V VIDYALAYA · Soutien scolaire
SVT1reVariation genetique et santeFiche de cours

Cancers : origine génétique

Le cancer est une maladie génétique somatique : des mutations accumulées dérèglent le contrôle de la division cellulaire.
1 L'idée

Un cancer résulte d'une prolifération cellulaire incontrôlée causée par des mutations dans des gènes qui régulent le cycle cellulaire. Deux grandes catégories de gènes sont visées : ceux qui accélèrent la division (proto-oncogènes) et ceux qui la freinent (gènes suppresseurs de tumeur). La transformation d'une cellule normale en cellule cancéreuse est un processus progressif et multi-étapes : il faut l'accumulation de plusieurs mutations dans une même lignée cellulaire.

Ces mutations sont le plus souvent somatiques (acquises au cours de la vie, non transmises) et peuvent être induites par des facteurs endogènes (erreurs de réplication de l'ADN) ou exogènes (agents mutagènes : UV, tabac, virus oncogènes, radiations ionisantes).

2 Définitions clés
Mutation
\(\text{Modification permanente de la séquence nucléotidique de l'ADN (substitution, délétion, insertion).}\)
Proto-oncogène
\(\text{Gène normal stimulant la division cellulaire de façon régulée. Présent dans toutes les cellules.}\)
Oncogène
\(\text{Forme mutée d'un proto-oncogène — stimulation permanente et excessive de la division (gain de fonction).}\)
Gène suppresseur
\(\text{Gène freinant la division ou déclenchant l'apoptose (ex. TP53). Perte de fonction si les 2 allèles sont mutés.}\)
Métastase
\(\text{Cellule tumorale migrant via le sang ou la lymphe pour former une tumeur secondaire à distance.}\)
3 Exemples concrets
Oncogène RAS (cancer colorectal)
Le gène RAS code une protéine de signalisation (GTPase) transmettant le signal de division de façon transitoire.
Une substitution au codon 12 (GGT → GTT) modifie un acide aminé : la protéine Ras ne peut plus hydrolyser le GTP et reste bloquée en conformation active — signal de division permanent.
Effet dominant : un seul allèle muté suffit à dérégler la cellule.
Gène suppresseur TP53
La protéine p53 est le «gardien du génome» : elle bloque le cycle cellulaire face aux dommages à l'ADN et peut déclencher l'apoptose si les dommages sont irréparables.
L'inactivation des deux allèles de TP53 supprime ce frein — les cellules mutées ne sont plus éliminées et accumulent de nouvelles mutations.
Muté dans environ 50 % des cancers humains. Effet récessif (perte de fonction biallélique nécessaire).
4 Mutations somatiques et germinales

Mutations somatiques (~90–95 % des cancers) : surviennent dans une cellule du corps après la fécondation, sous l'effet de mutagènes ou d'erreurs de réplication. Elles ne sont pas transmises aux enfants. Le cancer est alors dit sporadique.

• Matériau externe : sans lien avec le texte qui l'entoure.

@@ -500,13 +542,22 @@
   else
     DISPATCH(64);
 #undef DISPATCH
-
-  if (dq_bf16) return {dq32, dk, dv};
-  auto dq = torch::empty_like(q);
+#undef LAUNCH_BWD
+
   long long n = dq32.numel();
   hipLaunchKernelGGL(cast_f32_to_bf16_kernel, dim3(elementwise_grid((n + 3) / 4)),
                      dim3(256), 0, stream, dq32.data_ptr<float>(), (short*)dq.data_ptr(),
                      n);
+}
+
+std::vector<torch::Tensor> attn_bwd_ex(torch::Tensor q, torch::Tensor k, torch::Tensor v,
+                                       torch::Tensor o, torch::Tensor dout,
+                                       torch::Tensor lse, bool causal,
+                                       const std::string& layout) {
+  auto dq = torch::empty_like(q);
+  auto dk = torch::empty_like(k);
+  auto dv = torch::empty_like(v);
+  attn_bwd_into(q, k, v, o, dout, lse, causal, layout, dq, dk, dv);
   return {dq, dk, dv};
 }
 
diff --git a/hypha_amd/ops/hip/bindings.cpp b/hypha_amd/ops/hip/bindings.cpp
--- a/hypha_amd/ops/hip/bindings.cpp
+++ b/hypha_amd/ops/hip/bindings.cpp
@@ -55,12 +55,17 @@
                                     bool causal);
 std::vector<torch::Tensor> attn_fwd_ex(torch::Tensor q, torch::Tensor k, torch::Tensor v,
                                        bool causal, const std::string& layout);
+void attn_bwd_into(torch::Tensor q, torch::Tensor k, torch::Tensor v, torch::Tensor o,
+                   torch::Tensor dout, torch::Tensor lse, bool causal,
+                   const std::string& layout, torch::Tensor dq, torch::Tensor dk,
+                   torch::Tensor dv);
 std::vector<torch::Tensor> attn_bwd_ex(torch::Tensor q, torch::Tensor k, torch::Tensor v,
                                        torch::Tensor o, torch::Tensor dout,
                                        torch::Tensor lse, bool causal,
                                        const std::string& layout);
 torch::Tensor mfma_probe_32x32x16(torch::Tensor a, torch::Tensor b);
 torch::Tensor mfma_probe_16x16x32(torch::Tensor a, torch::Tensor b);
+torch::Tensor mfma_probe_acc_operand(torch::Tensor a, torch::Tensor m1, torch::Tensor m2);
 std::vector<torch::Tensor> fp8_cast_transpose(torch::Tensor x, torch::Tensor scale,
                                               torch::Tensor partials, long skip_t);
 void fp8_scale_update_(torch::Tensor partials, torch::Tensor scale, double margin,
@@ -158,8 +163,10 @@
   m.def("attn_bwd", &attn_bwd);
   m.def("attn_fwd_ex", &attn_fwd_ex);
   m.def("attn_bwd_ex", &attn_bwd_ex);
+  m.def("attn_bwd_into", &attn_bwd_into);
   m.def("mfma_probe_32x32x16", &mfma_probe_32x32x16);
   m.def("mfma_probe_16x16x32", &mfma_probe_16x16x32);
+  m.def("mfma_probe_acc_operand", &mfma_probe_acc_operand);
   m.def("fp8_cast_transpose", &fp8_cast_transpose, pybind11::arg("x"),
         pybind11::arg("scale"), pybind11::arg("partials"),
         pybind11::arg("skip_t") = 0);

Mutations germinales prédisposantes (~5–10 % des cancers) : présentes dans toutes les cellules dès la conception (héritées d'un parent). Elles augmentent fortement le risque mais ne déclenchent pas seules un cancer — d'autres mutations somatiques restent nécessaires. Exemple : mutations des gènes BRCA1 ou BRCA2, prédisposant au cancer du sein et de l'ovaire.

Méthode — analyser l'origine génétique d'un cancer
  • Identifier le gène concerné et sa fonction normale (proto-oncogène : accélérateur ; gène suppresseur : frein).
  • Préciser le type de mutation (substitution, délétion, insertion) et son effet sur la protéine (gain ou perte de fonction).
  • Déterminer l'effet allélique : dominant (un allèle muté suffit → oncogène) ou récessif (deux allèles mutés nécessaires → gène suppresseur).
  • Préciser l'origine : mutation somatique (non héréditaire, acquise) ou germinale (héritée, prédisposante).
  • Conclure : perte du contrôle du cycle cellulaire → prolifération incontrôlée → tumeur.
Erreurs fréquentes
  • Un proto-oncogène n'est pas un gène anormal : c'est un gène normal présent dans toutes les cellules.
  • La grande majorité des cancers ne sont PAS héréditaires : les mutations sont somatiques et non transmises.
  • Un oncogène est dominant (un allèle suffit) ; un gène suppresseur est récessif (il faut inactiver les deux allèles).
  • Une seule mutation ne provoque pas un cancer : la cancérogenèse est multi-étapes et nécessite l'accumulation de plusieurs mutations.
  • Prédisposition génétique ≠ fatalité : une mutation germinale BRCA1 augmente le risque sans le rendre certain.